WorldEditor and the scenery code come with a UI framework that's as close to my current thinking on how UI should be done as I'm ever going to get...some of the quirks include: all coordinates are window-relative (I believe that widget-relative coordinates don't save client code and make debugging harder) and course refreshes (on today's hardware it's not worth spending a lot of brain power trying to figure out what needs to be redrawn, especially when your artist is going to give you translucent elements that require the background to be redrawn anyway).

I am reworking the PlaneMaker panel editor right now; the code had reached a point of complexity where it needed to be refactored for future work, so I built a cheap & dirty version of the WED UI hierarchy to live inside X-Plane.

I tried something even stranger than the WED UI framework: the widget code in PlaneMaker doesn't persist the location of objects in any way! All of the hierarchy calls pass the location into the widget when it is called.

The initial coding of this was a little bit weird, but it actually has a strange silver lining: no resize-refresh problems!

When I wrote WED, I had to deal with a whole category of bugs where something has changed in the data model, and the right set of messages wasn't set up to tickle the UI to resize itself and redo the layout. With the PlaneMaker code this is never an issue because the data model is examined any time we do anything - our location decisions are always current.

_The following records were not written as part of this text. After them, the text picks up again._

#define DET_NS(MAPS) ((MAPS) ? 10 : 9)
template <bool MAPS, bool DET = false>
__global__ void __launch_bounds__(256, DET ? 3 : 4) render_backward_kernel(const uint2* __restrict__ ranges,
	const uint32_t* __restrict__ point_list,
	int W, int H, const float4* __restrict__ rec, const float* __restrict__ bg,
	const float* __restrict__ final_Ts, const uint32_t* __restrict__ n_contrib, const uint32_t* __restrict__ tile_max,
	const float* __restrict__ dL_dpixels, float* __restrict__ acc, const float* __restrict__ dL_dinvdepth, const float* __restrict__ dL_dalpha,
	float* __restrict__ parts = nullptr, const uint32_t* __restrict__ slot_offset = nullptr, const uint2* __restrict__ rect = nullptr,
	unsigned long long num_slots = 0)
{
	constexpr int NCH = MAPS ? 4 : 3;
	constexpr int NS = DET_NS(MAPS);
	extern __shared__ __align__(16) unsigned char s_dyn_raw[];
	BwdSmem<NCH>& S = *reinterpret_cast<BwdSmem<NCH>*>(s_dyn_raw);
	float* const ebuf = reinterpret_cast<float*>(s_dyn_raw + sizeof(BwdSmem<NCH>));
	const int tid = threadIdx.x, lane = tid & 31, warp = tid >> 5;
	const int tile = blockIdx.y * gridDim.x + blockIdx.x;
	const uint32_t hi = tile_max[tile];
	if (hi == 0) return;
	const int lx = (warp & 1) * 8 + (lane & 7), ly = (warp >> 1) * 4 + (lane >> 3);
	const int tx0 = blockIdx.x * GSB_TILE_X, ty0 = blockIdx.y * GSB_TILE_Y;
	const int px = tx0 + lx, py = ty0 + ly;
	const bool inside = px < W && py < H;
	const float pxf = (float)px, pyf = (float)py;
	const float rx0 = (float)(tx0 + (warp & 1) * 8), rx1 = rx0 + 7.0f, ry0 = (float)(ty0 + (warp >> 1) * 4), ry1 = ry0 + 3.0f;
	const uint2 range = ranges[tile];
	const size_t pid = (size_t)W * py + px, N = (size_t)W * H;
	uint32_t sbase0 = (uint32_t)__cvta_generic_to_shared(&S.rec[0][0]);
	asm volatile("" : "+r"(sbase0));
	BwdWarp<NCH>& Wp = S.wp[warp];
	uint32_t wbase = (uint32_t)__cvta_generic_to_shared(&Wp);
	asm volatile("" : "+r"(wbase));
	const unsigned lt_mask = (1u << lane) - 1u;

	const float T_final = inside ? final_Ts[pid] : 0.0f;
	float T = T_final;
	const uint32_t last_contributor = inside ? n_contrib[pid] : 0u;
	float dLp0 = 0.f, dLp1 = 0.f, dLp2 = 0.f;
	if (inside) { dLp0 = dL_dpixels[pid]; dLp1 = dL_dpixels[N + pid]; dLp2 = dL_dpixels[2 * N + pid]; }
	float bg_dot_dpixel = bg[0] * dLp0 + bg[1] * dLp1 + bg[2] * dLp2;
	float dLd = 0.f, ar3 = 0.f, lc3 = 0.f;
	if (MAPS && inside)
	{
		if (dL_dinvdepth) dLd = dL_dinvdepth[pid];
		if (dL_dalpha) bg_dot_dpixel -= dL_dalpha[pid];
	}
	float ar0 = 0.f, ar1 = 0.f, ar2 = 0.f, lc0 = 0.f, lc1 = 0.f, lc2 = 0.f, last_alpha = 0.f;
	uint32_t wmax = last_contributor;
#pragma unroll
	for (int o = 16; o > 0; o >>= 1) wmax = max(wmax, __shfl_xor_sync(0xffffffffu, wmax, o));

	const int fg = lane >> 2, ft = lane & 3;
	float* sw = Wp.w;
	float* su = Wp.u;
	uint32_t nrows = 0;
	int buf = 0;

	if (tid < 32)
	{
		const float qx = (float)(tid & 7) - 3.5f, qy = (float)(tid >> 3) - 1.5f;
		S.wgt[0 * 32 + tid] = 1.0f; S.wgt[1 * 32 + tid] = qx; S.wgt[2 * 32 + tid] = qy;
		S.wgt[3 * 32 + tid] = qx * qx; S.wgt[4 * 32 + tid] = qx * qy; S.wgt[5 * 32 + tid] = qy * qy;
		S.wgt[6 * 32 + tid] = 0.0f; S.wgt[7 * 32 + tid] = 0.0f;
	}
	Wp.dlp[lane] = dLp0; Wp.dlp[32 + lane] = dLp1; Wp.dlp[64 + lane] = dLp2;
	if (MAPS) Wp.dlp[96 + lane] = dLd;
	const float cxw = rx0 + 3.5f, cyw = ry0 + 1.5f;
	if (DET) for (int i = tid; i < 8 * BWD_BATCH * NS; i += 256) ebuf[i] = 0.0f;
	__syncthreads();

	auto flush_rows = [&]() {
		if (nrows == 0) return;
		for (uint32_t r = nrows; r < 16; r++) { sw[r * STASH_LD + lane] = 0.f; su[r * STASH_LD + lane] = 0.f; }
		__syncwarp();
		if (!DET && ft == 0)
		{
			if (fg < nrows) asm volatile("prefetch.global.L1 [%0];" ::"l"(rec + 3 * (size_t)Wp.rowid[fg]));
			if (fg + 8 < nrows) asm volatile("prefetch.global.L1 [%0];" ::"l"(rec + 3 * (size_t)Wp.rowid[fg + 8]));
		}
		float dw[4] = { 0.f, 0.f, 0.f, 0.f }, du[4] = { 0.f, 0.f, 0.f, 0.f };
		const float* dl = Wp.dlp + (fg < NCH ? fg : 0) * 32;
#pragma unroll
		for (int kk = 0; kk < 4; kk++)
		{
			const int c0 = 8 * kk + ft, c1 = c0 + 4;
			const uint32_t bw0 = __float_as_uint(S.wgt[fg * 32 + c0]), bw1 = __float_as_uint(S.wgt[fg * 32 + c1]);
			uint32_t buh0, buh1, bul0, bul1;
			split_tf32(fg < NCH ? dl[c0] : 0.0f, buh0, bul0);
			split_tf32(fg < NCH ? dl[c1] : 0.0f, buh1, bul1);
			uint32_t h0, h1, h2, h3, l0, l1, l2, l3;
			split_tf32(sw[fg * STASH_LD + c0], h0, l0); split_tf32(sw[(fg + 8) * STASH_LD + c0], h1, l1);
			split_tf32(sw[fg * STASH_LD + c1], h2, l2); split_tf32(sw[(fg + 8) * STASH_LD + c1], h3, l3);
			mma_tf32(dw, h0, h1, h2, h3, bw0, bw1);
			mma_tf32(dw, l0, l1, l2, l3, bw0, bw1);
			split_tf32(su[fg * STASH_LD + c0], h0, l0); split_tf32(su[(fg + 8) * STASH_LD + c0], h1, l1);
			split_tf32(su[fg * STASH_LD + c1], h2, l2); split_tf32(su[(fg + 8) * STASH_LD + c1], h3, l3);
			mma_tf32(du, h0, h1, h2, h3, buh0, buh1);
			mma_tf32(du, l0, l1, l2, l3, buh0, buh1);
			mma_tf32(du, h0, h1, h2, h3, bul0, bul1);
		}
		const int q1 = (lane & ~3) | 1, q2 = (lane & ~3) | 2;
#pragma unroll
		for (int h = 0; h < 2; h++)
		{
			const float My = __shfl_sync(0xffffffffu, dw[2 * h], q1), Mxx = __shfl_sync(0xffffffffu, dw[2 * h + 1], q1);
			const float Mxy = __shfl_sync(0xffffffffu, dw[2 * h], q2), Myy = __shfl_sync(0xffffffffu, dw[2 * h + 1], q2);
			const float c2 = __shfl_sync(0xffffffffu, du[2 * h], q1);
			float dinvd = 0.f;
			if (MAPS) dinvd = __shfl_sync(0xffffffffu, du[2 * h + 1], q1);
			const uint32_t row = fg + 8 * h;
			if (ft == 0 && row < nrows)
			{
				const uint32_t gid = Wp.rowid[row];
				float4 r0, r1;
				if (DET)
				{
					const uint32_t ra = sbase0 + (uint32_t)(buf * BWD_BATCH * 3) * 16u + gid * SREC_BYTES;
					r0 = lds128(ra); r1 = lds128(ra + 16);
				}
				else { r0 = __ldg(rec + 3 * (size_t)gid); r1 = __ldg(rec + 3 * (size_t)gid + 1); }
				const float X = r1.x - cxw, Y = r1.y - cyw, o = r1.z;
				const float M0 = dw[2 * h], Mx = dw[2 * h + 1];
				const float Sx = X * M0 - Mx, Sy = Y * M0 - My;
				const float Sxx = X * X * M0 - 2.0f * X * Mx + Mxx;
				const float Sxy = X * Y * M0 - X * My - Y * Mx + Mxy;
				const float Syy = Y * Y * M0 - 2.0f * Y * My + Myy;
				if (DET)
				{
					float* e = ebuf + (warp * BWD_BATCH + gid) * NS;
					e[0] = du[2 * h]; e[1] = du[2 * h + 1]; e[2] = c2; e[3] = M0;
					e[4] = -o * (r0.x * Sx + r0.y * Sy); e[5] = -o * (r0.z * Sy + r0.y * Sx); e[6] = o * Sxx; e[7] = o * Sxy;
					e[8] = o * Syy;
					if (MAPS) e[9] = dinvd;
					continue;
				}
				float* a = acc + 12 * (size_t)gid;
				red_add_v4(a, du[2 * h], du[2 * h + 1], c2, M0);
				red_add_v4(a + 4, -o * (r0.x * Sx + r0.y * Sy), -o * (r0.z * Sy + r0.y * Sx), o * Sxx, o * Sxy);
				if (MAPS) red_add_v2(a + 8, o * Syy, dinvd);
				else atomicAdd(a + 8, o * Syy);
			}
		}
		__syncwarp();
		nrows = 0;
	};

	auto list_id = [&](uint32_t bi) -> uint32_t {
		const uint32_t k = bi * BWD_BATCH + tid;
		return (tid < BWD_BATCH && k < hi) ? point_list[range.x + (hi - 1 - k)] : 0xffffffffu;
	};
	auto issue = [&](uint32_t bi, uint32_t id) {
		const int st = bi % BWD_STAGES;
		if (id != 0xffffffffu)
		{
			mbar_arrive_expect_tx(&S.full[st], 48u);
			tma_bulk_g2s(&S.rec[st][3 * tid], rec + 3 * (size_t)id, 48u, &S.full[st]);
		}
		else mbar_arrive(&S.full[st]);
	};
	const uint32_t nb = (hi + BWD_BATCH - 1) / BWD_BATCH;
	if (tid == 0)
	{
		for (int k = 0; k < BWD_STAGES; k++) { mbar_init(&S.full[k], BWD_BATCH); mbar_init(&S.empty[k], 8); }
		mbar_fence_init();
	}
	__syncthreads();
	uint32_t id_next = 0xffffffffu;
	if (tid < BWD_BATCH)
	{
		for (uint32_t k = 0; k < BWD_STAGES - 1 && k < nb; k++) issue(k, list_id(k));
		id_next = list_id(BWD_STAGES - 1);
	}
	for (uint32_t bi = 0; bi < nb; bi++)
	{
		const uint32_t b = bi * BWD_BATCH;
		const int n = min((uint32_t)BWD_BATCH, hi - b);
		buf = bi % BWD_STAGES;
		if (tid < BWD_BATCH && bi + BWD_STAGES - 1 < nb)
		{
			if (bi >= 1) mbar_wait(&S.empty[(bi - 1) % BWD_STAGES], ((bi - 1) / BWD_STAGES) & 1u);
			issue(bi + BWD_STAGES - 1, id_next);
			id_next = list_id(bi + BWD_STAGES);
		}
		mbar_wait(&S.full[buf], (bi / BWD_STAGES) & 1u);
		const uint32_t sbase = sbase0 + (uint32_t)(buf * BWD_BATCH * 3) * 16u;
		uint32_t qn = 0;
		for (int c0 = 0; c0 < n; c0 += 32)
		{
			const int j = c0 + lane;
			bool keep = false;
			if (j < n && (hi - 1 - b - j) < wmax)
			{
				const float4 r0 = lds128(sbase + j * SREC_BYTES), r1 = lds128(sbase + j * SREC_BYTES + 16);
				keep = rect_may_contribute(r1.x, r1.y, r0.x, r0.y, r0.z, r0.w, rx0, rx1, ry0, ry1);
			}
			const unsigned mask = __ballot_sync(0xffffffffu, keep);
			if (keep) Wp.queue[qn + __popc(mask & lt_mask)] = (uint8_t)j;
			qn += __popc(mask);
		}
		__syncwarp();
		uint32_t posb = hi - 1 - b;
		asm volatile("" : "+r"(posb));
		uint32_t jj = 0, jnext;
		if (qn) asm volatile("ld.shared.u8 %0, [%1+%2];" : "=r"(jj) : "r"(wbase), "n"(BW_OFF_QUEUE(NCH)));
		for (uint32_t q = 0; q < qn; q++, jj = jnext)
		{
			asm volatile("ld.shared.u8 %0, [%1+%2];" : "=r"(jnext) : "r"(wbase + q), "n"(BW_OFF_QUEUE(NCH) + 1));
			const uint32_t pos = posb - jj;
			const uint32_t addr = sbase + jj * SREC_BYTES;
			const float4 r0 = lds128(addr), r1 = lds128(addr + 16);
			const float dx = __fsub_rn(r1.x, pxf), dy = __fsub_rn(r1.y, pyf);
			const float power = pair_power(r0.x, r0.y, r0.z, dx, dy);
			const float G = exp_loop(power);
			const float alpha = fminf(0.99f, __fmul_rn(r1.z, G));
			const bool active = (pos < last_contributor) && !(power > 0.0f) && !(power < r0.w) && !(alpha < 1.0f / 255.0f);
			if (!__any_sync(0xffffffffu, active)) continue;
			float wv = 0.f, uv = 0.f;
			const float4 r2 = lds128(addr + 32);
			if (active)
			{
				const float inv = rcp_approx(1.0f - alpha);
				T = T * inv;
				uv = alpha * T;
				const float cr = r1.w, cg = r2.x, cb = r2.y;
				const float oml = 1.0f - last_alpha;
				ar0 = last_alpha * lc0 + oml * ar0; lc0 = cr;
				ar1 = last_alpha * lc1 + oml * ar1; lc1 = cg;
				ar2 = last_alpha * lc2 + oml * ar2; lc2 = cb;
				float dL_dalpha = (cr - ar0) * dLp0 + (cg - ar1) * dLp1 + (cb - ar2) * dLp2;
				if (MAPS)
				{
					const float invd = rcp_approx(r2.z);
					float dLd_p;
					asm volatile("ld.shared.f32 %0, [%1+%2];" : "=f"(dLd_p) : "r"(wbase + lane * 4), "n"(2 * 16 * STASH_LD * 4 + 96 * 4));
					ar3 = last_alpha * lc3 + oml * ar3; lc3 = invd;
					dL_dalpha += (invd - ar3) * dLd_p;
				}
				dL_dalpha *= T;
				last_alpha = alpha;
				dL_dalpha += (-T_final * inv) * bg_dot_dpixel;
				wv = G * dL_dalpha;
			}
			{
				const uint32_t sa = wbase + (nrows * STASH_LD + lane) * 4;
				asm volatile("st.shared.f32 [%0], %1;" ::"r"(sa), "f"(wv) : "memory");
				asm volatile("st.shared.f32 [%0+%2], %1;" ::"r"(sa), "f"(uv), "n"(BW_OFF_U) : "memory");
				if (lane == 0) asm volatile("st.shared.f32 [%0+%2], %1;" ::"r"(wbase + nrows * 4), "f"(DET ? __uint_as_float(jj) : r2.w), "n"(BW_OFF_ROWID(NCH)) : "memory");
			}
			nrows++;
			if (nrows == 16) flush_rows();
		}
		if (DET)
		{
			flush_rows();
			__syncthreads();
			const int j = tid >> 2;
			if (j < n)
			{
				const uint32_t gid = __float_as_uint(S.rec[buf][3 * j + 2].w);
				const uint2 rc = rect[gid];
				const uint32_t minx = rc.x & 0xffffu, maxx = rc.x >> 16, miny = rc.y & 0xffffu;
				const unsigned long long slot = (unsigned long long)slot_offset[gid] + (blockIdx.y - miny) * (maxx - minx) + (blockIdx.x - minx);
				for (int k = tid & 3; k < NS; k += 4)
				{
					float s = ebuf[j * NS + k];
					ebuf[j * NS + k] = 0.0f;
#pragma unroll
					for (int w = 1; w < 8; w++)
					{
						s += ebuf[(w * BWD_BATCH + j) * NS + k];
						ebuf[(w * BWD_BATCH + j) * NS + k] = 0.0f;
					}
					if (slot < num_slots) parts[slot * NS + k] = s;
				}
			}
			__syncthreads();
		}
		__syncwarp();
		if (lane == 0) mbar_arrive(&S.empty[buf]);
	}
	flush_rows();
}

The down-side of this is of course performance; a lot of code is getting called a lot more often than needed. I figure if this turns out to be a problem, I'll add caching on an as-needed basis and add notifications to match. One of the reasons this may be a non-issue is that PlaneMaker's panel editor edits a very small set of data; a single panel can have at most 400 instruments. WED can open 20,000 airports at once (um, don't try this at home), so the caching code had to be very carefully written to not have slow paths in hot loops.

Thursday, May 01, 2008

What Are My Threads Really Doing

I've blogged about how much I love Shark about four million times now.  But here's another cool Shark trick.

In the past I've focused on time profiles, which tell you where CPU and thread time are being spent, letting you understand (1) why your app isn't fast and (2) why a thread isn't getting things done in a timely manner.

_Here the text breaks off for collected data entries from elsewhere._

static int L_attn_cls(vited_engine* e, const act_t* q, int q_ld, const act_t* k, const act_t* v, int kv_ld, act_t* o,
                      int n_seq, int k_has_cls, int n_kv_seq, const int* kv_index, cudaStream_t s) {
  AttnArgs a;
  a.q = q; a.q_ld = q_ld; a.k = k; a.k_ld = kv_ld; a.v = v; a.v_ld = kv_ld; a.o = o; a.o_ld = e->D;
  a.n_seq = n_seq; a.n_heads = e->H; a.head_dim = e->hd;
  a.nq_patch = e->Ne; a.q_has_cls = 1; a.nk_patch = e->Ne; a.k_has_cls = k_has_cls;
  a.n_kv_seq = n_kv_seq; a.kv_index = kv_index; a.scale = e->scale;
  prof_mark(e, "attn_cls", 4.0 * n_seq * (double)(e->Ne + k_has_cls) * e->D,
            (double)n_seq * (e->Ne + k_has_cls) * e->D * 2.0 * 2.0, s);
  return attention_cls(a, s);
}
static int L_resid_ln_rows(vited_engine* e, float* x, const act_t* delta, const float* gsrc_cls_rows, const int* gidx,
                           const LNorm* ln, act_t* h, int rows, cudaStream_t s, int g_off = 0) {
  ResidLnArgs a;
  a.x = x; a.delta = delta; a.gather_src = gsrc_cls_rows; a.gather_idx = gidx; a.gather_off = g_off; a.n_src_seq = 0;
  a.ln_w = ln ? ln->w : nullptr; a.ln_b = ln ? ln->b : nullptr; a.h = h;
  a.n_seq = rows; a.n_patch = 1; a.has_cls = 0; a.D = e->D; a.write_x = 1; a.eps = 1e-6f;
  prof_mark(e, "resid_ln", 0.0, (double)rows * e->D * 12.0, s);
  return resid_ln(a, s);
// ... 115 lines not shown
                   s));
    TRY(L_gemm(e, e->h.as<act_t>(), b.kv, e->kv.as<act_t>() + l * per_layer, (int)rows, ACT_NONE, s));
  }
  return 0;
}

static int decode_chunk(vited_engine* e, int P, const int* ci, const int* xj, const float* xsrc, int n_src, int x_off,
                        int n_kv_seq, HeadArgs head, cudaStream_t s) {
  const size_t rows = (size_t)P * e->Nd;
  TRY(ensure_rows(e, rows));
  const size_t D = e->D;
  const size_t cls_off = (size_t)P * e->Ne;
  float* x = e->x.as<float>();
  act_t* h = e->h.as<act_t>();
  act_t* delta = e->delta.as<act_t>();
  act_t* qkv = e->qkv.as<act_t>();
  act_t* o = e->o.as<act_t>();
  act_t* q = e->q.as<act_t>();
  act_t* hid = e->hid.as<act_t>();
  const size_t kv_per_layer = (size_t)n_kv_seq * e->Ne * 2 * D;
  const size_t L = e->dec.size();
  const bool fuse = use_fused_ln(e, rows, e->dec[0].proj);
  bool h_is_norm1 = false;
  for (size_t l = 0; l < L; ++l) {
    DecBlock& b = e->dec[l];
    const bool first = (l == 0);
    const bool tail = e->prune_tail && (l + 1 == L);
    const act_t* kvl = e->kv.as<act_t>() + l * kv_per_layer;
    if (!tail) {
      if (first && e->cache_layer0) {
        TRY(L_resid_ln(e, x, nullptr, xsrc, xj, n_src, &b.norm_cross, h, P, 1, 1, s, x_off));
      } else {
        if (first) TRY(L_resid_ln(e, x, nullptr, xsrc, xj, n_src, &b.norm1, h, P, 1, 1, s, x_off));
        else if (!h_is_norm1) TRY(L_resid_ln(e, x, delta, nullptr, nullptr, 0, &b.norm1, h, P, 1, 1, s));
        TRY(L_gemm(e, h, b.qkv, qkv, (int)rows, ACT_NONE, s));
        TRY(L_attn_self(e, qkv, o, P, 1, s));
        if (fuse) {
          TRY(L_gemm_ln(e, o, b.proj, x, b.norm_cross, h, (int)rows, s));
        } else {
          TRY(L_gemm(e, o, b.proj, delta, (int)rows, ACT_NONE, s));
          TRY(L_resid_ln(e, x, delta, nullptr, nullptr, 0, &b.norm_cross, h, P, 1, 1, s));
        }
      }
      TRY(L_gemm(e, h, b.q, q, (int)rows, ACT_NONE, s));
      TRY(L_attn_cross(e, q, kvl, o, P, n_kv_seq, ci, s));
      h_is_norm1 = false;
      if (fuse && l + 1 < L && use_fused_mlp(e, rows, b.cproj, b.fc1, b.fc2)) {
        TRY(L_cproj_mlp_ln(e, o, b.cproj, b.norm2, b.fc1, b.fc2, x, e->dec[l + 1].norm1, h, (int)rows, s));
        h_is_norm1 = true;
      } else {
        if (fuse) {
          TRY(L_gemm_ln(e, o, b.cproj, x, b.norm2, h, (int)rows, s));
        } else {
          TRY(L_gemm(e, o, b.cproj, delta, (int)rows, ACT_NONE, s));
          TRY(L_resid_ln(e, x, delta, nullptr, nullptr, 0, &b.norm2, h, P, 1, 1, s));
        }
        if (fuse && l + 1 < L) {
          TRY(L_gemm(e, h, b.fc1, hid, (int)rows, ACT_GELU, s));
          TRY(L_gemm_ln(e, hid, b.fc2, x, e->dec[l + 1].norm1, h, (int)rows, s));
          h_is_norm1 = true;
        } else {
          TRY(L_gemm(e, h, b.fc1, hid, (int)rows, ACT_GELU, s));
          TRY(L_gemm(e, hid, b.fc2, delta, (int)rows, ACT_NONE, s));
        }
      }
    } else {
      float* x_c = x + cls_off * D;
      act_t* h_c = h + cls_off * D;
// ... 66 lines not shown
  VITED_CHECK(prop.major == 10, "vited_create: device %d is sm_%d%d; this library contains sm_100a code only", device,
              prop.major, prop.minor);
  vited_engine* e = new vited_engine();
  e->cfg = *cfg;
  e->device = device;
  const char* cr = getenv("VITED_CHUNK_ROWS");
  if (cr && atoll(cr) > 0) e->chunk_rows = atoll(cr);
  const char* fm = getenv("VITED_FUSE_MLP");
  if (fm) e->fuse_mlp = atoi(fm) ? 1 : 0;
  if (build(e) != 0) {
    vited_destroy(e);
    return 1;
  }
  *out = e;
  return 0;
}

void vited_destroy(vited_engine* e) {
  if (!e) return;
  DeviceScope scope(e->device);
  cudaDeviceSynchronize();
  for (void* p : e->owned) cudaFree(p);
  DevBuf* bufs[] = {&e->x, &e->h, &e->qkv, &e->o, &e->q, &e->delta, &e->hid, &e->col, &e->tok, &e->xsrc, &e->enc_tok,
                    &e->kv, &e->ci, &e->xj, &e->tmp_tok};
  for (DevBuf* b : bufs) b->release();
  for (cudaEvent_t ev : e->ev_pool) cudaEventDestroy(ev);
  delete e;
}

You can also do a system call trace.  What's cool about a system call trace is that it picks up both the Kernel traps necessary to talk to the OpenGL driver and all of thread-synchronization primitives.

This is a timeline view of a system trace of X-Plane building a forest while you fly.  The top yellow bar is the main thread; the green icons are IOKit calls from the GL user-space driver into the Kernel - each one is a single batch being dispatched.  Shark gives you the synchronous time spent in each call (that is. how long did it take the GL to queue the command and return), and if any call causes a block, we can see it.

Below it the yellow and purple bar is a forest extrusion; the purple are VM-based zero-fill calls; the green icon on the end is a call to the GL to buffer up a VBO - turns out this causes zero fill. At the end of the bar we see a blue icon when the worker thread waits on the message queue for the next bit of work to process.

Apple provides another tool to view thread time: Thread Viewer.

On the right is a thread viewer of X-Plane on an 8-core Mac Pro.  The bottom solid green line is the main thread, running all the time.  The cascading green dots are asynchronous scenery generation (in this case forests are on maximum and the sim is running in a debug mode, which consumes more CPU).  As far as I can tell, they cascade because X-Plaen has built 8 worker threads, and each one gets the next work task in turn.  Up top are threads built by the sound manager to feed the audio hardware.